From the records, return each line that has the word "csrc" in it.

(Collected data entries)
····················

# Prashant-ambati/Federated-Learning-for-Privacy-Preserving-Image-Classification

Hardware: AMD Instinct MI355X
Metric: client-images/sec/node (higher is better)
Workload: dtype f32; 1 GPU; KT: cifar10_cnn 32 clients (32/GPU), non_iid(a=0.5), 1 local epoch(s), batch 32, sgd lr 0.01, DP eps=None, FedAvg; clients=32, images_per_round=45015, batch=32, parallelism=client-packed x1 GPU

## Files before the change

federated-learning-for-privacy-preserving-image-classification_amd/csrc/bn.hip:

```cpp
#include "fh_common.h"
#include "splitbn.h"

namespace fh {

struct BNArgs {
    const float* x;
    float* y;
    const float* res;
    const float* dy;
    const float* yout;
    float* dx;
    float* dres;
    const float* gamma;
    const float* beta;
    float* rmean;
    float* rvar;
    float* save_mean;
    float* save_invstd;
    float* dgamma;
    float* dbeta;
    double* part;
    int SP;
    int64_t x_cs, y_cs, res_cs, dy_cs, yo_cs, dx_cs, dres_cs, p_cs, r_cs, g_cs;
    const int32_t* counts;
// ... 76 lines not shown
__global__ void __launch_bounds__(256) bn_apply_kernel(const BNArgs a) {
    const int s = blockIdx.x, c = blockIdx.y, z = blockIdx.z;
    const int cnt = a.counts ? a.counts[z] : a.batch;
    const int64_t n = (int64_t)cnt * a.HW;
    double sum, sq;
    merge(a, z, c, sum, sq);
    const double mean = n > 0 ? sum / (double)n : 0.0;
    double var = n > 0 ? sq / (double)n - mean * mean : 0.0;
    if (var < 0.0) var = 0.0;
    const double invstd = n > 0 ? 1.0 / sqrt(var + (double)a.eps) : 0.0;
    const float meanf = (float)mean, invstdf = (float)invstd;
    if (s == 0 && threadIdx.x == 0) {
        a.save_mean[z * a.C + c] = meanf;
        a.save_invstd[z * a.C + c] = invstdf;
        if (a.rmean && n > 0) {
            const double unb = n > 1 ? var * (double)n / (double)(n - 1) : var;
            float* rm = a.rmean + z * a.r_cs + c;
            float* rv = a.rvar + z * a.r_cs + c;
            *rm = (float)((double)a.momentum * mean + (1.0 - (double)a.momentum) * (double)*rm);
            *rv = (float)((double)a.momentum * unb + (1.0 - (double)a.momentum) * (double)*rv);
        }
    }
    const float alpha = invstdf * a.gamma[z * a.p_cs + c];
    const float bconst = a.beta[z * a.p_cs + c] - meanf * alpha;
    const float* xz = a.x + z * a.x_cs;
    float* yz = a.y + z * a.y_cs;
    const float* rz = a.res ? a.res + z * a.res_cs : nullptr;
    const int relu = a.relu;
    for_slice(a, z, c, s, [&](int64_t o, int nv) {
        if (nv == 4) {
            float4 v = ld4(xz + o);
            v.x = v.x * alpha + bconst;
            v.y = v.y * alpha + bconst;
            v.z = v.z * alpha + bconst;
            v.w = v.w * alpha + bconst;
            if (rz) {
                const float4 r = ld4(rz + o);
                v.x = v.x + r.x; v.y = v.y + r.y; v.z = v.z + r.z; v.w = v.w + r.w;
            }
            if (relu) {
                v.x = fmaxf(v.x, 0.f); v.y = fmaxf(v.y, 0.f);
                v.z = fmaxf(v.z, 0.f); v.w = fmaxf(v.w, 0.f);
            }
            st4(yz + o, v);
        } else {
            float v = xz[o] * alpha + bconst;
            if (rz) v = v + rz[o];
            if (relu) v = fmaxf(v, 0.f);
            yz[o] = v;
        }
    });
}

__global__ void __launch_bounds__(256) bn_finalize_kernel(const BNArgs a, float* scale,
                                                          float* shift, int64_t s_cs) {
    const int c = blockIdx.x * 4 + (threadIdx.x >> 6), z = blockIdx.y;
    if (c >= a.C) return;
    const int cnt = a.counts ? a.counts[z] : a.batch;
    const int64_t n = (int64_t)cnt * a.HW;
    double sum, sq;
    merge(a, z, c, sum, sq);
    if ((threadIdx.x & 63) != 0) return;
    const double mean = n > 0 ? sum / (double)n : 0.0;
    double var = n > 0 ? sq / (double)n - mean * mean : 0.0;
    if (var < 0.0) var = 0.0;
    const double invstd = n > 0 ? 1.0 / sqrt(var + (double)a.eps) : 0.0;
    const float meanf = (float)mean, invstdf = (float)invstd;
    a.save_mean[z * a.C + c] = meanf;
    a.save_invstd[z * a.C + c] = invstdf;
    if (a.rmean && n > 0) {
        const double unb = n > 1 ? var * (double)n / (double)(n - 1) : var;
        float* rm = a.rmean + z * a.r_cs + c;
        float* rv = a.rvar + z * a.r_cs + c;
        *rm = (float)((double)a.momentum * mean + (1.0 - (double)a.momentum) * (double)*rm);
        *rv = (float)((double)a.momentum * unb + (1.0 - (double)a.momentum) * (double)*rv);
    }
    const float alpha = invstdf * a.gamma[z * a.p_cs + c];
    const float bconst = a.beta[z * a.p_cs + c] - meanf * alpha;
    scale[z * s_cs + c] = alpha;
    shift[z * s_cs + c] = bconst;
}

constexpr int kPoolEpt = 4;
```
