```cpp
struct JoinGeom {
    hipStream_t st;
    int nb, mode, div;
    long long rpb, total4;
    double *p0, *p1;
};

inline int join_geom(long long M, int C, const float *mask, int n_rois, int per, void *workspace,
                     size_t workspace_bytes, void *stream, JoinGeom &g) {
    if (!shape_ok(M, C) || workspace_bytes < wsplumb_rowbn_join_workspace_bytes(M, C)) return 1;
    if (mask && (per < 1 || n_rois < 1 || (long long)n_rois * per != M || M > 0x7fffffffLL)) return 1;
    g.st = static_cast<hipStream_t>(stream);
    g.nb = partial_blocks(M, C);
    g.rpb = (M + g.nb - 1) / g.nb;
    g.total4 = M * (C / 4);
    g.mode = mask ? 2 : 0;
    g.div = mask ? n_rois : 1;
    g.p0 = static_cast<double *>(workspace);
    g.p1 = g.p0 + (size_t)g.nb * 2 * C;
    return 0;
}

inline void join_stats(const JoinGeom &g, const float *x, long long M, int C, const float *weight, const float *bias,
                       float eps, float *stats, const float *mask, int n_rois, int per, float *count) {
// ... 99 lines not shown
```

wssdl_bus_amd/csrc/plumbing/taps.hip:

```cpp
#include <hip/hip_runtime.h>
#include <stdint.h>

#define PLUMB_API extern "C" __attribute__((visibility("default")))

namespace {

constexpr int TAB_NCLS = 0, TAB_H = 1, TAB_W = 2, TAB_OH = 3, TAB_OW = 4, TAB_S = 5, TAB_PT = 6, TAB_PL = 7,
              TAB_UNITS = 8, TAB_WUNITS = 9;
constexpr int TAB_CLS = 16, CLS_STRIDE = 24, MAX_CLS = 9;
constexpr int C_NPOS = 0, C_NTAPS = 1, C_SLOT = 2, C_CUM = 3, C_WCUM = 4,
              C_TAPS = 6,
              C_TAPIDX = 15;
constexpr int MAX_POS = 64;
constexpr int TAB_SLOTPOS = TAB_CLS + CLS_STRIDE * MAX_CLS;
constexpr int TAB_POSSLOT = TAB_SLOTPOS + MAX_POS;
constexpr int TAB_SLOTCLS = TAB_POSSLOT + MAX_POS;
constexpr int TAB_INTS = TAB_SLOTCLS + MAX_POS;

typedef float float4v __attribute__((ext_vector_type(4)));

__device__ __forceinline__ const int *cls_of(const int *T, int k) { return T + TAB_CLS + CLS_STRIDE * k; }

template <int F>
__device__ __forceinline__ int find_class(const int *__restrict__ T, unsigned q) {
    const int n = T[TAB_NCLS];
    int k = 0;
    while (k + 1 < n && (unsigned)cls_of(T, k + 1)[F] <= q) ++k;
    return k;
}

__global__ __launch_bounds__(256) void tap_gather_kernel(const float *__restrict__ x, const int *__restrict__ T,
                                                        int in_pm, unsigned R, unsigned C4, unsigned total4,
                                                        float *__restrict__ cols) {
    const int H = T[TAB_H], W = T[TAB_W], OW = T[TAB_OW], S = T[TAB_S], PT = T[TAB_PT], PL = T[TAB_PL];
    const unsigned unit4 = R * C4;
    for (unsigned i = blockIdx.x * 256u + threadIdx.x; i < total4; i += gridDim.x * 256u) {
        const int k = find_class<C_CUM>(T, i / unit4);
        const int *cl = cls_of(T, k);
        const unsigned ntaps = cl[C_NTAPS];
        const unsigned local = i - (unsigned)cl[C_CUM] * unit4;
        const unsigned c4 = local % C4, t = local / C4;
        const unsigned tl = t % ntaps, row = t / ntaps;
        const unsigned roi = row % R, p = row / R;
        const int pos = T[TAB_SLOTPOS + cl[C_SLOT] + p];
        const int tap = cl[C_TAPS + tl];
        const int y = (pos / OW) * S + tap / 3 - PT, xx = (pos % OW) * S + tap % 3 - PL;
        float4v v = {0.f, 0.f, 0.f, 0.f};
        if (y >= 0 && y < H && xx >= 0 && xx < W) {
            const size_t src = in_pm ? (size_t)T[TAB_POSSLOT + y * W + xx] * R + roi
                                     : ((size_t)roi * H + y) * W + xx;
            v = reinterpret_cast<const float4v *>(x)[src * C4 + c4];
        }
        reinterpret_cast<float4v *>(cols)[i] = v;
    }
}

__global__ __launch_bounds__(256) void tap_col2im_kernel(const float *__restrict__ dcols, const int *__restrict__ T,
                                                        int in_pm, unsigned R, unsigned C4, unsigned total4,
                                                        float *__restrict__ dx) {
    const int H = T[TAB_H], W = T[TAB_W], OH = T[TAB_OH], OW = T[TAB_OW], S = T[TAB_S], PT = T[TAB_PT],
              PL = T[TAB_PL];
    const unsigned unit4 = R * C4;
    for (unsigned i = blockIdx.x * 256u + threadIdx.x; i < total4; i += gridDim.x * 256u) {
        const unsigned c4 = i % C4, row = i / C4;
        unsigned roi;
        int y, xx;
        if (in_pm) {
            roi = row % R;
            const int pos = T[TAB_SLOTPOS + row / R];
            y = pos / W;
            xx = pos % W;
        } else {
            xx = (int)(row % (unsigned)W);
            const unsigned t = row / (unsigned)W;
            y = (int)(t % (unsigned)H);
            roi = t / (unsigned)H;
        }
        float4v acc = {0.f, 0.f, 0.f, 0.f};
#pragma unroll
        for (int ky = 0; ky < 3; ++ky) {
            const int ny = y + PT - ky;
            if (ny < 0 || ny % S != 0) continue;
            const int oy = ny / S;
            if (oy >= OH) continue;
#pragma unroll
            for (int kx = 0; kx < 3; ++kx) {
                const int nx = xx + PL - kx;
                if (nx < 0 || nx % S != 0) continue;
                const int ox = nx / S;
                if (ox >= OW) continue;
                const int slot = T[TAB_POSSLOT + oy * OW + ox];
                const int *cl = cls_of(T, T[TAB_SLOTCLS + slot]);
                const int tl = cl[C_TAPIDX + ky * 3 + kx];
                if (tl < 0) continue;
                const size_t u = (size_t)cl[C_CUM] * unit4 +
                                 (((size_t)(slot - cl[C_SLOT]) * R + roi) * cl[C_NTAPS] + tl) * C4 + c4;
                acc += reinterpret_cast<const float4v *>(dcols)[u];
            }
        }
        reinterpret_cast<float4v *>(dx)[i] = acc;
    }
}

__global__ __launch_bounds__(256) void tap_weight_gather_kernel(const float *__restrict__ w, const int *__restrict__ T,
                                                               unsigned CO, unsigned C4, unsigned total4,
                                                               float *__restrict__ wp) {
    const unsigned unit4 = CO * C4;
    for (unsigned i = blockIdx.x * 256u + threadIdx.x; i < total4; i += gridDim.x * 256u) {
        const int k = find_class<C_WCUM>(T, i / unit4);
        const int *cl = cls_of(T, k);
        const unsigned ntaps = cl[C_NTAPS];
        const unsigned local = i - (unsigned)cl[C_WCUM] * unit4;
        const unsigned c4 = local % C4, t = local / C4;
        const unsigned tl = t % ntaps, o = t / ntaps;
        reinterpret_cast<float4v *>(wp)[i] =
            reinterpret_cast<const float4v *>(w)[((size_t)o * 9 + cl[C_TAPS + tl]) * C4 + c4];
    }
}

__global__ __launch_bounds__(256) void tap_weight_scatter_kernel(const float *__restrict__ dwp, const int *__restrict__ T,
                                                                unsigned CO, unsigned C4, unsigned total4,
                                                                float *__restrict__ dw) {
    const int n = T[TAB_NCLS];
    const unsigned unit4 = CO * C4;
    for (unsigned i = blockIdx.x * 256u + threadIdx.x; i < total4; i += gridDim.x * 256u) {
        const unsigned c4 = i % C4, t = i / C4;
        const unsigned tap = t % 9u, o = t / 9u;
        float4v acc = {0.f, 0.f, 0.f, 0.f};
        for (int k = 0; k < n; ++k) {
            const int *cl = cls_of(T, k);
            const int tl = cl[C_TAPIDX + tap];
            if (tl < 0) continue;
            acc += reinterpret_cast<const float4v *>(dwp)[(size_t)cl[C_WCUM] * unit4 +
                                                           ((size_t)o * cl[C_NTAPS] + tl) * C4 + c4];
        }
        reinterpret_cast<float4v *>(dw)[i] = acc;
    }
}

inline int grid_for(unsigned total4) {
    unsigned b = (total4 + 255u) / 256u;
    return (int)(b < 262144u ? b : 262144u);
}

inline bool dims_ok(long long R, int C, long long total4) {
    return R >= 1 && C >= 4 && !(C & 3) && total4 >= 1 && total4 <= 0x7fffffffLL;
}

}

PLUMB_API int wsplumb_tap_table_ints() { return TAB_INTS; }

PLUMB_API int wsplumb_tap_gather(const float *x, long long R, int C, const int *tab, const int *hnum, int in_pm,
                                 float *cols, void *stream) {
    const long long total4 = (long long)hnum[TAB_UNITS] * R * (C / 4);
    if (R < 1 || C < 4 || (C & 3)) return 1;
    if (!dims_ok(R, C, total4) || (long long)hnum[TAB_H] * hnum[TAB_W] * R * (C / 4) > 0x7fffffffLL) return 2;
    hipLaunchKernelGGL(tap_gather_kernel, dim3(grid_for((unsigned)total4)), dim3(256), 0,
                       static_cast<hipStream_t>(stream), x, tab, in_pm, (unsigned)R, (unsigned)(C / 4),
                       (unsigned)total4, cols);
    return hipGetLastError() == hipSuccess ? 0 : 3;
}

PLUMB_API int wsplumb_tap_col2im(const float *dcols, long long R, int C, const int *tab, const int *hnum, int in_pm,
                                 float *dx, void *stream) {
    const long long total4 = (long long)hnum[TAB_H] * hnum[TAB_W] * R * (C / 4);
    if (R < 1 || C < 4 || (C & 3)) return 1;
    if (!dims_ok(R, C, total4) || (long long)hnum[TAB_UNITS] * R * (C / 4) > 0x7fffffffLL) return 2;
    hipLaunchKernelGGL(tap_col2im_kernel, dim3(grid_for((unsigned)total4)), dim3(256), 0,
                       static_cast<hipStream_t>(stream), dcols, tab, in_pm, (unsigned)R, (unsigned)(C / 4),
                       (unsigned)total4, dx);
    return hipGetLastError() == hipSuccess ? 0 : 3;
}

PLUMB_API int wsplumb_tap_weight_gather(const float *w, int CO, int C, const int *tab, const int *hnum, float *wp,
                                        void *stream) {
    const long long total4 = (long long)hnum[TAB_WUNITS] * CO * (C / 4);
    if (CO < 1 || !dims_ok(CO, C, total4) || 9LL * CO * (C / 4) > 0x7fffffffLL) return 1;
    hipLaunchKernelGGL(tap_weight_gather_kernel, dim3(grid_for((unsigned)total4)), dim3(256), 0,
                       static_cast<hipStream_t>(stream), w, tab, (unsigned)CO, (unsigned)(C / 4), (unsigned)total4, wp);
    return hipGetLastError() == hipSuccess ? 0 : 3;
}

PLUMB_API int wsplumb_tap_weight_scatter(const float *dwp, int CO, int C, const int *tab, const int *hnum, float *dw,
                                         void *stream) {
    const long long total4 = 9LL * CO * (C / 4);
    if (CO < 1 || !dims_ok(CO, C, total4) || (long long)hnum[TAB_WUNITS] * CO * (C / 4) > 0x7fffffffLL) return 1;
    hipLaunchKernelGGL(tap_weight_scatter_kernel, dim3(grid_for((unsigned)total4)), dim3(256), 0,
                       static_cast<hipStream_t>(stream), dwp, tab, (unsigned)CO, (unsigned)(C / 4), (unsigned)total4, dw);
    return hipGetLastError() == hipSuccess ? 0 : 3;
}
```

wssdl_bus_amd/networks/_plumbing.py:

```python
import ctypes
import os
import warnings

import torch

_HERE = os.path.dirname(os.path.dirname(os.path.abspath(__file__)))
LIB_PATH = os.path.join(_HERE, "libwssdl_plumbing_hip.so")
_lib = None
_warned = [False]

_vp, _i, _ll, _f, _sz = ctypes.c_void_p, ctypes.c_int, ctypes.c_longlong, ctypes.c_float, ctypes.c_size_t


def lib():
    global _lib
    if _lib is None:
        if not os.path.exists(LIB_PATH):
            if not _warned[0]:
                _warned[0] = True
                warnings.warn("%s not built: the per-RoI head uses stock PyTorch batch-norm ops "
                              "(python -m wssdl_bus_amd.build builds it)" % LIB_PATH)
            return None
        L = ctypes.CDLL(LIB_PATH)
        L.wsplumb_rowbn_workspace_bytes.restype = _sz
        L.wsplumb_rowbn_workspace_bytes.argtypes = [_ll, _i]
        L.wsplumb_rowbn_supported.restype = _i
        L.wsplumb_rowbn_supported.argtypes = [_ll, _i]
        L.wsplumb_rowbn_forward.restype = _i
        L.wsplumb_rowbn_forward.argtypes = [_vp, _ll, _i, _vp, _vp, _f, _i, _vp, _vp, _vp, _vp, _vp, _vp,
                                            _vp, _sz, _vp]
        L.wsplumb_rowbn_apply.restype = _i
        L.wsplumb_rowbn_apply.argtypes = [_vp, _ll, _i, _vp, _vp, _i, _vp, _vp]
        L.wsplumb_rowbn_backward.restype = _i
        L.wsplumb_rowbn_backward.argtypes = [_vp, _vp, _ll, _i, _vp, _vp, _vp, _vp, _vp, _i, _vp, _vp, _vp,
                                             _vp, _vp, _sz, _vp]
        L.wsplumb_rowbn_forward_masked.restype = _i
        L.wsplumb_rowbn_forward_masked.argtypes = [_vp, _ll, _i, _vp, _vp, _f, _i, _vp, _i, _i, _vp, _vp, _vp, _vp,
                                                   _vp, _vp, _vp, _vp, _sz, _vp]
        L.wsplumb_rowbn_backward_masked.restype = _i
        L.wsplumb_rowbn_backward_masked.argtypes = [_vp, _vp, _ll, _i, _vp, _vp, _vp, _vp, _vp, _i, _vp, _i, _i,
                                                    _vp, _vp, _vp, _vp, _vp, _sz, _vp]
        for name in ("wsplumb_rowbn_forward_masked_pm", "wsplumb_rowbn_backward_masked_pm"):
            base = getattr(L, name[:-3])
            getattr(L, name).restype, getattr(L, name).argtypes = base.restype, base.argtypes
        L.wsplumb_rowbn_join_workspace_bytes.restype = _sz
        L.wsplumb_rowbn_join_workspace_bytes.argtypes = [_ll, _i]
        L.wsplumb_rowbn_join_forward.restype = _i
        L.wsplumb_rowbn_join_forward.argtypes = [_vp, _vp, _ll, _i, _vp, _vp, _f, _vp, _vp, _f, _vp, _vp, _f, _vp, _i, _i,
                                                 _vp, _vp, _vp, _vp, _vp, _vp, _vp, _sz, _vp]
        L.wsplumb_rowbn_join_backward.restype = _i
        L.wsplumb_rowbn_join_backward.argtypes = [_vp] * 5 + [_ll, _i] + [_vp] * 7 + [_i, _i] + [_vp] * 8 + [_sz, _vp]
        L.wsplumb_tap_table_ints.restype = _i
        L.wsplumb_tap_table_ints.argtypes = []
        for name in ("wsplumb_tap_gather", "wsplumb_tap_col2im"):
            f = getattr(L, name)
            f.restype = _i
            f.argtypes = [_vp, _ll, _i, _vp, _vp, _i, _vp, _vp]
        for name in ("wsplumb_tap_weight_gather", "wsplumb_tap_weight_scatter"):
            f = getattr(L, name)
            f.restype = _i
            f.argtypes = [_vp, _i, _i, _vp, _vp, _vp, _vp]
        for name in ("wsplumb_im2col3x3", "wsplumb_col2im3x3"):
            f = getattr(L, name)
            f.restype = _i
            f.argtypes = [_vp, _ll, _i, _i, _i, _i, _i, _i, _i, _i, _vp, _vp]
        _lib = L
    return _lib


def _p(t):
    return ctypes.c_void_p(t.data_ptr())


def _stream():
    return ctypes.c_void_p(torch.cuda.current_stream().cuda_stream)


# ... 38 lines not shown


def rowbn_apply(x, scale, shift, relu):
    L = lib()
    M, C = x.shape
    y = torch.empty_like(x)
    with torch.cuda.device(x.device):
        rc = L.wsplumb_rowbn_apply(_p(x), M, C, _p(scale), _p(shift), int(relu), _p(y), _stream())
    if rc:
        raise RuntimeError("wsplumb_rowbn_apply failed (%d)" % rc)
    return y
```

····················

__RESULT OF THIS TASK__.
federated-learning-for-privacy-preserving-image-classification_amd/csrc/bn.hip:
wssdl_bus_amd/csrc/plumbing/taps.hip:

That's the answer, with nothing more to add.